[Dataset items]
template <bool VEC, bool PLAIN, int SPW, bool SL>
__device__ __forceinline__ void sampled_compact_kernel_body(CompactLds<SPW, SL>& M, KeySrc s, int64_t n, int64_t k, int64_t W, int64_t R, int64_t CAP, TopkCtrl* ctrl, uint32_t* chist, const uint32_t* __restrict__ blkabove, const uint32_t* __restrict__ blcnt, const uint32_t* __restrict__ blkey, const uint32_t* __restrict__ blidx, const uint32_t* __restrict__ segcnt, const uint32_t* __restrict__ cidx, const uint32_t* __restrict__ ckey, const float* __restrict__ cval, const float* vals_src, int32_t* idx_out, float* val_out, int32_t* counter, float* rewind, int32_t* status_out, ReplaceJob pj, int64_t nrep_first, int val_h, uint32_t* selmask, uint32_t* planes, int64_t nwords, uint32_t* ghist, uint32_t sig, const uint32_t BID) {
  constexpr int CSEG = CompactCfg<SPW>::CSEG;
  constexpr int PFC = CompactCfg<SPW>::PFC;
  uint32_t* const wcnt = M.wcnt;
  uint32_t* const subbase = M.subbase;
  uint32_t& flag = M.flag;
  uint32_t& spec = M.spec;
  uint64_t* const wsum64 = M.wsum64;
  ResolveLds& RL = M.RL;
  uint32_t* const bsk = M.bsk;
  uint32_t* const bsi = M.bsi;
  const int64_t CB_ = (W + CSEG - 1) / CSEG;
  const int64_t B = (W + 3) / 4;
  if (nrep_first > 0 ? (int64_t)BID < nrep_first : (int64_t)BID >= CB_) {
    replace_block(pj, nrep_first > 0 ? (int64_t)BID : (int64_t)BID - CB_);
    return;
// ... 17 lines not shown
  {
    const uint32_t fb0 = (uint32_t)t * 8u;
    uint4 v0 = make_uint4(0, 0, 0, 0), v1 = make_uint4(0, 0, 0, 0);
    if ((int64_t)fb0 < B) {
      v0 = reinterpret_cast<const uint4*>(blkabove)[2 * t];
      v1 = reinterpret_cast<const uint4*>(blkabove)[2 * t + 1];
    }
    const uint32_t v[8] = {v0.x, v0.y, v0.z, v0.w, v1.x, v1.y, v1.z, v1.w};
    const uint32_t fbx = blk * (uint32_t)(CSEG / 4);
#pragma unroll
    for (int q = 0; q < 8; ++q) {
      abv_all += v[q];
      abv_before += fb0 + q < fbx ? v[q] : 0u;
    }
  }
  uint32_t cnt[SPW], kk[SPW][PFC], ii[SPW][PFC];
  float vv[SPW][PFC];
#pragma unroll
  for (int u = 0; u < SPW; ++u) {
    const int64_t seg = seg0 + u;
    cnt[u] = seg < W ? segcnt[seg] : 0u;
#pragma unroll
    for (int c = 0; c < PFC; ++c) {
      kk[u][c] = 0u;
      ii[u][c] = 0u;
      vv[u][c] = 0.f;
    }
    kk[u][0] = seg < W ? ckey[seg * CAP + lane] : 0u;
    ii[u][0] = seg < W ? cidx[seg * CAP + lane] : 0u;
    if (cval && seg < W) vv[u][0] = cval[seg * CAP + lane];
// ... 15 lines not shown
    for (int c = 0; c < PFC; ++c) cc[u][c] = 0u;
#pragma unroll
  for (int u = 0; u < SPW; ++u) {
    const int64_t seg = seg0 + u;
    if (seg < W && cnt[u] != DENSE && (uint32_t)lane < cnt[u]) {
      if (!cval) vv[u][0] = vals_src[ii[u][0]];
      if (PLAIN && counter) cc[u][0] = (uint32_t)counter[ii[u][0]];
    }
  }
  if (t < 64) {
    uint32_t tot;
    const uint32_t ex = wave_excl_scan(sc, &tot);
    const bool over = __ballot(sc > (uint32_t)SUBCAP) != 0;
    const bool spec_ok = __ballot(sc > SPEC) == 0;
    if (t < NSUB) subbase[t] = ex;
    if (t == 0) {
      subbase[NSUB] = tot;
      flag = (over || tot > (uint32_t)BCAP || need_l == 0 || need_l > tot) ? 1u : 0u;
      spec = spec_ok ? 1u : 0u;
    }
  }
  __syncthreads();
  if (flag) {
    if (blk == 0 && t == 0) {
      ctrl->status = 1;
      atomicOr(&ctrl->sticky, 1u);
      if (status_out) *status_out = 1;
    }
    return;
  }
// ... 8 lines not shown
  if (spec) {
    if (sp_slot < subbase[sp_sub + 1] - subbase[sp_sub]) {
      bsk[subbase[sp_sub] + sp_slot] = spk;
      bsi[subbase[sp_sub] + sp_slot] = spi;
    }
    __syncthreads();
  } else {
    bd.load();
  }
  uint32_t T, icut;
  block_resolve(bd, need, lo + (bstar << shift), shift, RL, &T, &icut);
  T = __builtin_amdgcn_readfirstlane(T);
  icut = __builtin_amdgcn_readfirstlane(icut);
  STAMP_T0(2);
  const uint32_t bstart = (uint32_t)((int64_t)blk * CSEG * R);
  uint32_t sb_before = 0, sb_all = 0;
  bd.each([&](uint32_t kv, uint32_t iv) {
    const bool sel = kv > T || (kv == T && iv <= icut);
    sb_all += sel ? 1u : 0u;
    sb_before += (sel && iv < bstart) ? 1u : 0u;
  });
  const uint64_t tot2 = block_sum64(((uint64_t)(abv_all + sb_all) << 32) |
                                        (uint64_t)(abv_before + sb_before), wsum64);
  const uint32_t boff = __builtin_amdgcn_readfirstlane((uint32_t)tot2);
  const uint32_t grand = __builtin_amdgcn_readfirstlane((uint32_t)(tot2 >> 32));
  if (blk == 0 && t == 0) {
    ctrl->T = T;
    ctrl->icut = icut;
    if (grand != (uint32_t)k) {
      ctrl->status = 2;
      atomicOr(&ctrl->sticky, 2u);
    } else if (T > 0u && T < 0x7F800000u) {
      ctrl->hint_T = T;
      ctrl->hint_sig = sig;
    } else {
// ... 14 lines not shown
            kk[u][c] = ckey[seg * CAP + j];
            ii[u][c] = cidx[seg * CAP + j];
            if (cval) vv[u][c] = cval[seg * CAP + j];
          }
        }
#pragma unroll
        for (int c = 1; c < PFC; ++c) {
          const uint32_t j = c * 64u + lane;
          if (j < cnt[u] && !cval) vv[u][c] = vals_src[ii[u][c]];
          if (PLAIN && counter && j < cnt[u]) cc[u][c] = (uint32_t)counter[ii[u][c]];
        }
      }
    }
  }
  auto is_sel = [&](uint32_t key, uint32_t idx) { return key > T || (key == T && idx <= icut); };
#pragma unroll
  for (int u = 0; u < SPW; ++u) {
    const int64_t seg = seg0 + u;
    uint32_t mine = 0;
    if (seg < W && cnt[u] != DENSE) {
#pragma unroll
      for (int c = 0; c < PFC; ++c) {
        const uint32_t j = c * 64u + lane;
        mine += (uint32_t)__popcll(__ballot(j < cnt[u] && is_sel(kk[u][c], ii[u][c])));
      }
      for (uint32_t j0 = PFC * 64u; j0 < cnt[u]; j0 += 4 * 64u) {
        uint32_t kg[4];
#pragma unroll
        for (int g = 0; g < 4; ++g) {
          const uint32_t j = j0 + g * 64u + lane;
          kg[g] = ckey[seg * CAP + (j < cnt[u] ? j : 0u)];
        }
#pragma unroll
        for (int g = 0; g < 4; ++g) {
          const uint32_t j = j0 + g * 64u + lane;
          bool sel = false;
          if (j < cnt[u]) sel = kg[g] > T || (kg[g] == T && cidx[seg * CAP + j] <= icut);
          mine += (uint32_t)__popcll(__ballot(sel));
        }
      }
    } else if (seg < W) {
      mine = dense_count<VEC>(s, seg, R, n, lo, T, icut);
    }
    if (lane == 0) wcnt[wid * SPW + u] = mine;
  }
  __syncthreads();
  STAMP_T0(3);
  uint32_t run = boff;
  for (int w = 0; w < wid * SPW; ++w) run += wcnt[w];
  run = __builtin_amdgcn_readfirstlane(run);
  uint32_t* const slrow = SL ? M.slrows[wid] : nullptr;
#pragma unroll
  for (int u = 0; u < SPW; ++u) {
    const int64_t seg = seg0 + u;
    if (seg >= W) break;
    const int64_t segbeg = seg * R;
    const int segw = SL ? (int)((((segbeg + R < n) ? segbeg + R : n) - segbeg + 31) >> 5) : 0;
    if (SL) {
      for (int j = lane; j < segw; j += 64) slrow[j] = 0u;
      __builtin_amdgcn_wave_barrier();
    }
// ... 29 lines not shown
          const uint32_t j = j0 + g * 64u + lane;
          const uint32_t jc = seg * CAP + (j < cnt[u] ? j : 0u);
          kg[g] = ckey[jc];
          ig[g] = cidx[jc];
          vg[g] = cval ? cval[jc] : 0.f;
        }
#pragma unroll
        for (int g = 0; g < 4; ++g) {
          const uint32_t j = j0 + g * 64u + lane;
          const bool sel = j < cnt[u] && is_sel(kg[g], ig[g]);
          const uint32_t cw = (PLAIN && counter && sel) ? (uint32_t)counter[ig[g]] : 0u;
          emit(sel, ig[g], vg[g], false, cw);
        }
      }
    } else {
      dense_write<VEC>(s, seg, R, n, k, lo, T, icut, run, vals_src, idx_out, val_out, counter,
                       rewind, val_h, slrow);
      run += wcnt[wid * SPW + u];
    }
    if (SL) {
      __builtin_amdgcn_fence(__ATOMIC_RELEASE, "wavefront");
      __builtin_amdgcn_wave_barrier();
      for (int j = lane; j < segw; j += 64) {
        const uint32_t m = slrow[j];
        const int64_t w = (segbeg >> 5) + j;
        selmask[w] = m;
        uint32_t carry = planes ? m : 0u;
        for (int p = 0; p < 32 && carry != 0u; p += SL_PF) {
          uint32_t o[SL_PF];
#pragma unroll
          for (int q = 0; q < SL_PF; ++q) o[q] = planes[(int64_t)(p + q) * nwords + w];
#pragma unroll
          for (int q = 0; q < SL_PF; ++q) {
            if (carry != 0u) {
              planes[(int64_t)(p + q) * nwords + w] = o[q] ^ carry;
              carry &= o[q];
            }
          }
        }
      }
      __builtin_amdgcn_wave_barrier();
    }
  }
  STAMP_T0(4);
}
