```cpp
__global__ void __launch_bounds__(GASM_WG) k_contig_place(GraphView gv, const u8* __restrict__ eflag,
                                                          const u32* __restrict__ seg_cstart, const u64* __restrict__ seg_bstart,
                                                          u32* __restrict__ e_cid, u64* __restrict__ e_coff,
                                                          u64* __restrict__ c_off, u32 n_segments, u32 chunks) {
    if (blockIdx.x == 0 && threadIdx.x == 0) c_off[seg_cstart[n_segments]] = seg_bstart[n_segments];
    for_seg_edges(gv.dstart, 1u << gv.bbits, n_segments, chunks, [&](u32 seg, u32, u32, u32 i) {
        if (!(eflag[i] & 1)) return;
        const u32 cid = seg_cstart[seg] + e_cid[i];
        const u64 off = seg_bstart[seg] + e_coff[i];
        e_cid[i] = cid;
        e_coff[i] = off;
        c_off[cid] = off;
    });
}

__device__ __forceinline__ u32 klow16(u64 a) { return (u32)a & 0xFFFFu; }
__device__ __forceinline__ u32 klow16(const K128& a) { return (u32)a.lo & 0xFFFFu; }
template <class K>
__global__ void __launch_bounds__(GASM_WG) k_contig_emit(GraphView gv, const u64* __restrict__ link, const u32* __restrict__ nxt,
                                                         const u64* __restrict__ e_coff, u8* __restrict__ out, u32 n_segments,
                                                         u32 chunks) {
    for_seg_edge_groups(gv.dstart, 1u << gv.bbits, n_segments, chunks, [&](u32, u32, u32, const u32 (&i)[GASM_EDGE_ILP], const bool (&ok)[GASM_EDGE_ILP]) {
        u64 l[GASM_EDGE_ILP], off[GASM_EDGE_ILP];
        u32 nx[GASM_EDGE_ILP];
        K key[GASM_EDGE_ILP];
        bool on[GASM_EDGE_ILP];
        const int k = gv.k;
        const bool wide = k >= 8;
#pragma unroll
        for (int q = 0; q < GASM_EDGE_ILP; ++q) {
            l[q] = ok[q] ? link[i[q]] : ~0ull;
            nx[q] = ok[q] ? nxt[i[q]] : 0u;
// ... 288 lines not shown
```

### genomeassembler_dev_amd/csrc/pipeline.h

```cpp
#pragma once
#include "gasm_internal.h"
#include "kernels.h"

template <class K> struct KeyTag { using type = K; };
template <class F> static inline int with_key(int words, F&& f) { return words == 1 ? f(KeyTag<u64>{}) : f(KeyTag<K128>{}); }
#define GLAUNCH_K(ctx, words, name, kern, grid, block, shmem, ...)          \
    GCHK(with_key(words, [&](auto _tag) -> int {                            \
        using K = typename decltype(_tag)::type;                            \
        GLAUNCH(ctx, name, kern, grid, block, shmem, __VA_ARGS__);          \
        return GASM_OK;                                                     \
    }))

struct DevReads {
    u32 n_segments = 0;
    u64 n_reads = 0, total_bases = 0;
    u32 fixed_len = 0;
    u32 min_len = 0, max_len = 0;
    u64 n_empty = 0;
    std::vector<u64> h_read_off;
    std::vector<u64> h_seg_read_off;
    std::vector<u64> h_seg_empty;
    bool positioned = false;
    int sim_shift = 52;
    u64 upload_id = 0;
// ... 75 lines not shown
    }
    template <class T> T* at(const DBuf& d, size_t i) const { return reinterpret_cast<T*>(static_cast<char*>(d.p) + t[i].off); }
};
struct PassState {
    DBuf d;
    std::vector<std::vector<u64>> h;
    bool queued = false;
    u32 param[2] = {0, 0};
    template <class T> const T* host(size_t i) const { return reinterpret_cast<const T*>(h[i].data()); }
};
enum { LINKS_SUCC, LINKS_PRED, LINKS_LSUP, LINKS_SSUP, LINKS_SKIPPED };
enum { PAIRS_REC, PAIRS_HIST, PAIRS_CNT };
enum { MAP_REC, MAP_PILE, MAP_HIST, MAP_CNT };
enum { MAPG_REC, MAPG_GAP, MAPG_PILE, MAPG_GPILE, MAPG_HIST, MAPG_CNT, MAPG_END, MAPG_ENDCNT };
enum { MAPSC_F64, MAPSC_I32, MAPSC_CNT, MAPSC_FX, MAPSC_PILE, MAPSC_COUNTERS };

struct BuildState {
    int k = 0, bbits = 0, fbits = 9, words = 1, bb_cap = 0;
    bool small_tbl = true;
    bool rank_global = false;
    bool single_pass = true;
    struct PartLayout {
        u64 reads_id = 0;
        int k = 0, bbits = 0, slack = 0, forced = 0;
        u32 padm = 0, g = 0;
        bool operator==(const PartLayout& o) const {
            return reads_id == o.reads_id && k == o.k && bbits == o.bbits && slack == o.slack && forced == o.forced && padm == o.padm && g == o.g;
        }
    } part;
    bool part_valid = false;
    u64 part_alloc = 0;
    bool multi_pass = false;
    bool ranked_in_lds = false;
    u32 tile_g = 1;
    u64 n_kmers = 0, hint = 0, reads_id = 0;
    BuildOpts opts;
    std::vector<u64> h_seg_nk;
    u64 D_cap = 0, maxD_cap = 0, bases_cap = 0;
    u32 maxD_est = 1, paths_est = 0;
    bool have_actual = false;
    u32 tile_orr = 1;
    bool part_single = false;
    bool scan_in_dedup = false;
    u32 ruler_shift = 0;
    u32 attempts_distinct = 0;
    u32 attempts_graph = 0;
    u32* h_report = nullptr;
    size_t h_report_words = 0;
    u32 ticket = 0;
    bool pending = false;
    u32 d_total = 0, n_contigs = 0;
    u64 contig_bases = 0;
    std::vector<u32> h_dstart;
    std::vector<u32> h_seg_cstart;
    std::vector<u64> h_seg_bstart;
    DBuf d_keys2;
    DBuf d_keys, d_mult, d_hist, d_toff, d_tcnt, d_fdir, d_bstart, d_bucket_d, d_dstart, d_flags, d_rtab;
    DBuf d_solid_removed;
    RoundStats round_stats[ROUND_KINDS] = {{GASM_MAX_TIP_ROUNDS}, {GASM_MAX_BUBBLE_ROUNDS}, {GASM_MAX_COV_ROUNDS}};
    DBuf d_ccov;
    std::vector<u64> h_ccov_m;
    std::vector<u32> h_ccov_n;
    bool coverage_queued = false;
    PassState links, pairs, map, mapg;
    PassState mapscore;
    int mapscore_shift[GASM_MAX_TABLES] = {};
// ... 100 lines not shown
```

### genomeassembler_dev_amd/csrc/pipeline.hip

```cpp
#include <atomic>
#include <chrono>
#include <thread>
#include "pipeline.h"

#include <algorithm>
#include <cmath>

__global__ void k_set_u64(u64* p, u64 v) { *p = v; }

__global__ void k_add_empty_reads(PathSet ps, const u64* __restrict__ seg_empty, u32* __restrict__ poscnt, u32* __restrict__ total) {
    const u32 seg = blockIdx.y;
    const u32 p = ps.seg_path_off[seg] + blockIdx.x * GASM_WG + threadIdx.x;
    if (p >= ps.seg_path_off[seg + 1]) return;
    const u32 e = (u32)seg_empty[seg];
    if (!e) return;
    if (ps.p_off[p + 1] > ps.p_off[p]) poscnt[ps.p_off[p]] += e;
    else total[p] += e;
}

struct Knobs {
    int dedup_tbl = 0, scatter_wgs = 8, hist_wgs = 64, rank_rounds = 18, bbits_add = 0, ruler_shift = 0;
    bool rank_global = false, sync_build = false;
    Knobs() {
        if (const char* v = getenv("GASM_DEDUP_TBL")) dedup_tbl = atoi(v);
        if (const char* v = getenv("GASM_SCATTER_WGS")) scatter_wgs = std::max(1, atoi(v));
        if (const char* v = getenv("GASM_HIST_WGS")) hist_wgs = std::max(1, atoi(v));
        if (const char* v = getenv("GASM_DBG_BBITS_ADD")) bbits_add = std::max(0, atoi(v));
        if (const char* v = getenv("GASM_RULER_SHIFT")) ruler_shift = std::min(4, std::max(0, atoi(v)));
        if (const char* v = getenv("GASM_DBG_RANK_ROUNDS")) rank_rounds = atoi(v);
        rank_global = getenv("GASM_RANK_GLOBAL") != nullptr;
        sync_build = getenv("GASM_SYNC_BUILD") != nullptr;
    }
};
static const Knobs& knobs() { static const Knobs k; return k; }
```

**Goal of the exercise**
Above are the entries. Quote exactly the lines from the one bearing "bsi[subbase[sp_sub] + sp_slot] = spi;" through the one bearing "const uint32_t boff".

**Result of the exercise**
      bsi[subbase[sp_sub] + sp_slot] = spi;
    }
    __syncthreads();
  } else {
    bd.load();
  }
  uint32_t T, icut;
  block_resolve(bd, need, lo + (bstar << shift), shift, RL, &T, &icut);
  T = __builtin_amdgcn_readfirstlane(T);
  icut = __builtin_amdgcn_readfirstlane(icut);
  STAMP_T0(2);
  const uint32_t bstart = (uint32_t)((int64_t)blk * CSEG * R);
  uint32_t sb_before = 0, sb_all = 0;
  bd.each([&](uint32_t kv, uint32_t iv) {
    const bool sel = kv > T || (kv == T && iv <= icut);
    sb_all += sel ? 1u : 0u;
    sb_before += (sel && iv < bstart) ? 1u : 0u;
  });
  const uint64_t tot2 = block_sum64(((uint64_t)(abv_all + sb_all) << 32) |
                                        (uint64_t)(abv_before + sb_before), wsum64);
  const uint32_t boff = __builtin_amdgcn_readfirstlane((uint32_t)tot2);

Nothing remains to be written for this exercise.